The Commission, with one commissioner dissenting, ruled that because Masonry was not making TTD payments to claimant at the time of the medical examination scheduled for May 27, 1999, claimant was not “an employee entitled to receive benefits” within the meaning of section 12, and claimant was therefore not required to attend the examination. Consequently, claimant’s right to receive benefits was not subject to suspension under section 12. The Commission further found, however, that because claimant’s need for further treatment and his work status were unknown, Masonry’s demand for the second medical examination was for a proper purpose and not for harassment. Finally, the Commission denied claimant’s request for penalties, finding that Masonry’s conduct was objectively reasonable. The circuit court confirmed the decision of the Commission.

The appellate court, with one member of the five-justice panel dissenting, reversed the circuit court’s confirmation of the Commission’s ruling that claimant was not required to submit to a medical examination. 349 Ill. App. 3d 752, 758. The appellate court found that the Commission had misconstrued section 12 of the Act, noting as follows:

“According to the Commission, at the time that [Masonry] requested the examination, it had not agreed to pay benefits to the claimant, was appealing the arbitrator’s finding as to liability and was withholding the payment of TTD benefits pending the outcome of that appeal and, as a consequence, the claimant ‘did not know whether he was “entitled to receive benefits.” ’ The Commission seems to imply that, before a claimant is required to submit to a section 12 examination, he must know that he is entitled to receive benefits. However, we find no authority for such a conclusion either in the language of section 12 or any reported case.
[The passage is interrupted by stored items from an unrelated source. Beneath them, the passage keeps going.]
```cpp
template <int NSPLIT>
static const void* kernel_of(int geo) {
    switch (geo) {
        case 1: return (const void*)gemm_planes_kernel<NSPLIT, 1>;
        case 2: return (const void*)gemm_planes_kernel<NSPLIT, 2>;
        case 3: return (const void*)gemm_planes_kernel<NSPLIT, 3>;
        default: return (const void*)gemm_planes_kernel<NSPLIT, 0>;
    }
}
const void* gemm_planes_kernel_ptr(int precision, int geo) { return precision == 1 ? kernel_of<1>(geo) : kernel_of<3>(geo); }

int gemm_planes(const slnlp_gemm_args& a, hipStream_t s) { return gemm_planes_group(&a, nullptr, 1, nullptr, 0, s); }

__device__ __forceinline__ void split_planes_body(const float* __restrict__ x, long ld, int R, int C, unsigned short* __restrict__ hi,
                                                  unsigned short* __restrict__ lo, long ldp) {
    const long n4 = (long)R * (C >> 2);
    for (long i = blockIdx.x * 256L + threadIdx.x; i < n4; i += (long)gridDim.x * 256) {
        const int r = (int)(i / (C >> 2)), c = (int)(i % (C >> 2)) << 2;
        const float4 v = *reinterpret_cast<const float4*>(x + (long)r * ld + c);
        const float f[4] = {v.x, v.y, v.z, v.w};
        unsigned short h[4], l[4];
// ... 45 lines not shown
                   hipStream_t st) {
    SLNLP_CHECK_ARG(x && q && scale && R > 0, "quant_rows_fp8: bad arguments");
    SLNLP_CHECK_ARG(row_table || (K > 0 && K % 4 == 0 && ld % 4 == 0 && ldq % 4 == 0 && ldq >= K), "quant_rows_fp8: K, ld, ldq must be multiples of 4");
    return zlaunch(quant_rows_fp8_kernel, dim3(ceil_div(R, 4)), 256, 0, st, "quant_rows_fp8", x, (long)ld, R, K, q, (long)ldq, scale,
                   (const QuantRow*)row_table);
}

}

extern "C" int slnlp_quant_rows_fp8(const float* x, int64_t ld, int R, int K, uint8_t* q, int64_t ldq, float* scale, void* stream) {
    return slnlp::quant_rows_fp8(x, ld, R, K, q, ldq, scale, nullptr, (hipStream_t)stream);
}

extern "C" int slnlp_set_plane_tile(int tile) {
    if (tile != 0 && slnlp::geo_of_knob(tile) < 0) {
        slnlp::set_error("set_plane_tile: %d (0 = automatic, 64, 128, 12832 = 128 x 128 with 32-k stages, 256 = 256 x 256 with 32-k stages)", tile);
        return SLNLP_ERR_INVALID_ARG;
    }
    slnlp::g_plane_geo.store(slnlp::geo_of_knob(tile), std::memory_order_relaxed);
    return 0;
}

extern "C" int slnlp_set_fp8_tile(int tile) {
    if (tile != 0 && slnlp::q8_geo_of_knob(tile) < 0) {
        slnlp::set_error("set_fp8_tile: %d (0 = automatic, 64 or 128)", tile);
        return SLNLP_ERR_INVALID_ARG;
    }
    slnlp::g_q8_geo.store(slnlp::q8_geo_of_knob(tile), std::memory_order_relaxed);
    return 0;
}

extern "C" int64_t slnlp_gemm_group_scratch_bytes(const slnlp_gemm_args* jobs, const int32_t* split_k, int njobs) {
    if (!jobs || njobs < 1) return 0;
    return (int64_t)slnlp::gemm_group_scratch_bytes(jobs, split_k, njobs);
}
// ... 50 lines not shown
```

### sign-language-nlp_amd/slnlp/_lib.py

```python
import ctypes as C
import os

_HERE = os.path.dirname(os.path.abspath(__file__))
LIB_PATH = os.path.join(os.path.dirname(_HERE), "lib",
                        f"libslnlp_probe{os.environ['SLNLP_PROBE_LIB']}.so" if os.environ.get("SLNLP_PROBE_LIB") else "libslnlp.so")
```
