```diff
+        const unsigned da0 = dcur + r0 * rowb + ((mloc ^ (f0 & 3)) << 4) + sub8, x0 = (f0 & 4) << 4;
+        const unsigned da1 = dcur + r1 * rowb + ((mloc ^ (f1 & 3)) << 4) + sub8, x1 = (f1 & 4) << 4;
+        s16x4 blo = rp_read_tr(qa0), bhi = rp_read_tr(qa1);
+        s16x4 alo[RP_NTW], ahi[RP_NTW];
+#pragma unroll
+        for (int i = 0; i < RP_NTW; ++i) {
+          alo[i] = s16x4{0, 0, 0, 0}; ahi[i] = s16x4{0, 0, 0, 0};
+          if (i < nvalid) {
+            const unsigned nto = (unsigned)(nt0 + i) << 6;
+            alo[i] = rp_read_tr(da0 + (nto ^ x0));
+            ahi[i] = rp_read_tr(da1 + (nto ^ x1));
+          }
+        }
+        asm volatile("s_waitcnt lgkmcnt(0)" : "+v"(blo), "+v"(bhi), "+v"(alo[0]), "+v"(ahi[0]), "+v"(alo[1]), "+v"(ahi[1]),
+                     "+v"(alo[2]), "+v"(ahi[2]), "+v"(alo[3]), "+v"(ahi[3]), "+v"(alo[4]), "+v"(ahi[4]) :: "memory");
+        const bf16x8 fb = rp_join(blo, bhi);
+#pragma unroll
+        for (int i = 0; i < RP_NTW; ++i)
+          if (i < nvalid) pacc[i] = __builtin_amdgcn_mfma_f32_32x32x16_bf16(rp_join(alo[i], ahi[i]), fb, pacc[i], 0, 0, 0);
+      }
+    }
+  }
+  if (WANT_PART) {
+    float* const pout = part + (long long)bh * nb * RP_HD + dt * 32 + l31;
+#pragma unroll
+    for (int i = 0; i < RP_NTW; ++i) {
+      if (i < nvalid) {
+#pragma unroll
+        for (int r = 0; r < 16; ++r) {
+          const int n = (nt0 + i) * 32 + (r & 3) + 8 * (r >> 2) + 4 * hf;
+          if (n < nb) pout[(long long)n * RP_HD] = fmaf(pacc[i][r], alpha, 0.f);
+        }
+      }
+    }
+  }
+}
+
+template <bool WANT_PART>
+int launch_relpos_bwd(const void* dqp, const void* pe_t, const void* q, long long q_ld, void* dq, long long dq_ld, float* part, int B,
+                      int H, int T, int nb, float alpha, const float* gate, hipStream_t s) {
+  static bool attr = false;
+  if (!attr) {
+    if (hipFuncSetAttribute((const void*)relpos_bwd_kernel<WANT_PART>, hipFuncAttributeMaxDynamicSharedMemorySize, 160 * 1024) != hipSuccess)
+      return ST5_ERR_LAUNCH;
+    attr = true;
+  }
+  const size_t shm = (size_t)3 * RP_ROWS * nb * 2 + 2 * RP_QTILE_B;
+  hipLaunchKernelGGL(relpos_bwd_kernel<WANT_PART>, dim3(B * H), dim3(256), shm, s, (const bf16_t*)dqp, (const bf16_t*)pe_t,
+                     (const bf16_t*)q, q_ld, (bf16_t*)dq, dq_ld, part, H, T, nb, alpha, gate);
+  HIP_CHECK_LAUNCH();
+  return ST5_OK;
+}
+
+bool rp_aligned(const void* p) { return (reinterpret_cast<uintptr_t>(p) & 15) == 0; }
+
+}
+
+extern "C" int st5_relpos_bwd_supported(int32_t nb, int32_t head_dim, int dtype) {
+  return dtype == ST5_BF16 && head_dim == RP_HD && nb >= 16 && nb <= RP_MAXNB && nb % 16 == 0;
+}
+
+extern "C" int st5_relpos_bwd(const void* dqp, const void* pe_t, const void* q, int64_t q_ld, void* dq, int64_t dq_ld, float* part,
+                              int32_t B, int32_t H, int32_t T, int32_t nb, int32_t head_dim, float alpha, const float* gate, int dtype,
+                              void* stream) {
+  if (!dqp || !pe_t || !q || !dq || B <= 0 || H <= 0 || T <= 0) return ST5_ERR_ARG;
+  if (!st5_relpos_bwd_supported(nb, head_dim, dtype)) return ST5_ERR_ARG;
+  if (!rp_aligned(dqp) || !rp_aligned(pe_t) || !rp_aligned(q) || !rp_aligned(dq) || q_ld % 8 != 0 || dq_ld % 8 != 0 ||
+      (part && !rp_aligned(part)))
+    return ST5_ERR_ALIGN;
+  hipStream_t s = (hipStream_t)stream;
+  if (part) return launch_relpos_bwd<true>(dqp, pe_t, q, q_ld, dq, dq_ld, part, B, H, T, nb, alpha, gate, s);
+  return launch_relpos_bwd<false>(dqp, pe_t, q, q_ld, dq, dq_ld, part, B, H, T, nb, alpha, gate, s);
+}
diff --git a/speecht5_amd/functional.py b/speecht5_amd/functional.py
--- a/speecht5_amd/functional.py
+++ b/speecht5_amd/functional.py
@@ -1576,6 +1576,13 @@
     _FLASH.enabled = bool(enabled)
 
 
+_RELPOS = SimpleNamespace(fused=True)
+
+
+def set_relpos_fused(enabled):
+    _RELPOS.fused = bool(enabled)
+
+
 def _can_flash(dtype, hd, want_probs):
     return _FLASH.enabled and dtype == torch.bfloat16 and hd == 64 and not want_probs
 
@@ -1658,6 +1665,18 @@
     if pe is None:
         return None
     dqt, dqld, dqoff = dq
+    L = hip.lib()
+    if _RELPOS.fused and pe_t is not None and pe.dtype == torch.bfloat16 and L.st5_relpos_bwd_supported(nb, hd, hip.BF16):
+        part = _gout(torch.empty(BH, nb, hd, dtype=torch.float32, device=dev)) if want_dpe else None
+        hip.check(L.st5_relpos_bwd(dqp.data_ptr(), pe_t.data_ptr(), _eptr(q), qld, _eptr(dq), dqld, hip.ptr(part), B, H, T, nb, hd, alpha,
+                                   lg, hip.BF16, hip.stream()), "st5_relpos_bwd")
+        if not want_dpe:
+            return None
+        g = _gout(torch.empty(nb, hd, dtype=torch.bfloat16, device=dev))
+        ws = hip.workspace(L.st5_colsum_ws_bytes(BH, nb * hd), dev)
+        hip.check(L.st5_colsum_ws_bf16(part.data_ptr(), g.data_ptr(), ws.data_ptr(), BH, nb * hd, nb * hd, 1.0, lg, hip.F32, hip.stream()),
+                  "st5_colsum_ws_bf16")
+        return g
     if pe_t is not None:
         hip.gemm(hip.operand(dqp, nb, zs0=H * T * nb, zs1=T * nb), hip.operand(pe_t, nb),
                  hip.operand(dqt, dqld, off=dqoff, zs0=T * dqld, zs1=hd), T, hd, nb, hip.BF16, batch=BH, zdiv=H, alpha=alpha, beta=1.0)
@@ -1672,7 +1691,6 @@
              hip.operand(part, hd, zs0=H * nb * hd, zs1=nb * hd), nb, hd, T, hip.BF16, batch=BH, zdiv=H,
              flags=hip.A_KSTRIDED | hip.B_KSTRIDED | hip.OUT_F32, alpha=alpha)
     g = _gout(torch.empty(nb, hd, dtype=torch.float32, device=dev))
-    L = hip.lib()
     ws = hip.workspace(L.st5_colsum_ws_bytes(BH, nb * hd), dev)
     if lg:
         hip.check(L.st5_colsum_ws_gate(part.data_ptr(), g.data_ptr(), ws.data_ptr(), BH, nb * hd, nb * hd, 1.0, 0, lg, hip.F32, hip.stream()),
@@ -1717,7 +1735,7 @@
             dpe = _flash_bwd(dctx.contiguous(), ctx, lse, (qkv, 3 * d, 0), (qkv, 3 * d, d), (qkv, 3 * d, 2 * d), (dqkv, 3 * d, 0),
                              (dqkv, 3 * d, d), (dqkv, 3 * d, 2 * d), B, H, T, T, hd, pe, pe is not None and ctx_.needs_input_grad[1],
                              maxrel, kpm, causal, p_drop, seed, qp=qp, pe_t=pe_t)
-            if dpe is not None and pe.dtype != torch.float32:
+            if dpe is not None and dpe.dtype != pe.dtype:
                 dpe = to_compute(dpe)
             return dqkv, dpe, None, None
         qkv, probs, pdrop, pe = ctx_.saved_tensors
diff --git a/speecht5_amd/hip.py b/speecht5_amd/hip.py
--- a/speecht5_amd/hip.py
+++ b/speecht5_amd/hip.py
@@ -130,6 +130,10 @@
     "st5_colsum_ws": (c_int, [c_void_p, c_void_p, c_void_p, c_int64, c_int32, c_int64, c_float, c_int32, c_int,
                               c_void_p]),
     "st5_colsum_ws_bytes": (c_int64, [c_int64, c_int32]),
+    "st5_colsum_ws_bf16": (c_int, [c_void_p, c_void_p, c_void_p, c_int64, c_int32, c_int64, c_float, c_void_p, c_int, c_void_p]),
+    "st5_relpos_bwd_supported": (c_int, [c_int32, c_int32, c_int]),
+    "st5_relpos_bwd": (c_int, [c_void_p, c_void_p, c_void_p, c_int64, c_void_p, c_int64, c_void_p, c_int32, c_int32, c_int32, c_int32,
+                       c_int32, c_float, c_void_p, c_int, c_void_p]),
     "st5_sumsq": (c_int, [c_void_p, c_void_p, c_int64, c_float, c_int32, c_int, c_void_p]),
     "st5_axpby": (c_int, [c_void_p, c_void_p, c_int64, c_float, c_float, c_int, c_void_p]),
     "st5_select": (c_int, [c_void_p, c_void_p, c_void_p, c_void_p, c_int64, c_void_p]),
```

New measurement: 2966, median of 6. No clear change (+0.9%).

Section 12 of the Act requires an employee ‘entitled to receive disability payments’ to submit, at his employer’s request, to a physical examination. As our supreme court held in Jackson Coal Co. v. Industrial Comm’n , 295 Ill. 18, 20-21, 128 N.E. 813 (1920):

‘It is not restricted to cases where the employer acknowledges his liability and makes compensation payments. It applies to all cases where the employee is entitled to receive disability payments, and whether he is entitled to them is not dependent on whether the employer acknowledges liability by making the payments.” See also Paradise Coal Co. v. Industrial Comm’n , 301 Ill. 504, 507, 134 N.E. 167 (1922).’ ” 349 Ill. App. 3d at 756.

The appellate court remanded the cause to the Commission to reinstate the arbitrator’s decision limiting claimant’s TTD benefits to the period ending May 27, 1999. 349 Ill. App. 3d at 758-59. Two justices of the panel certified that the case involved a substantial question that warrants consideration by this court. We subsequently allowed claimant’s petition for leave to appeal (177 Ill. 2d R. 315(a)).

ANALYSIS

Claimant initially argues that the Commission made a factual finding as to whether he was an “employee entitled to receive benefits,” and therefore its ruling is subject to the manifest weight of the evidence standard of review. We disagree. The essential facts are undisputed and the matter before us is solely a matter of statutory construction. Accordingly, the case presents a question of law that we review de novo . Sylvester v. Industrial Comm’n , 197 Ill. 2d 225, 232 (2001).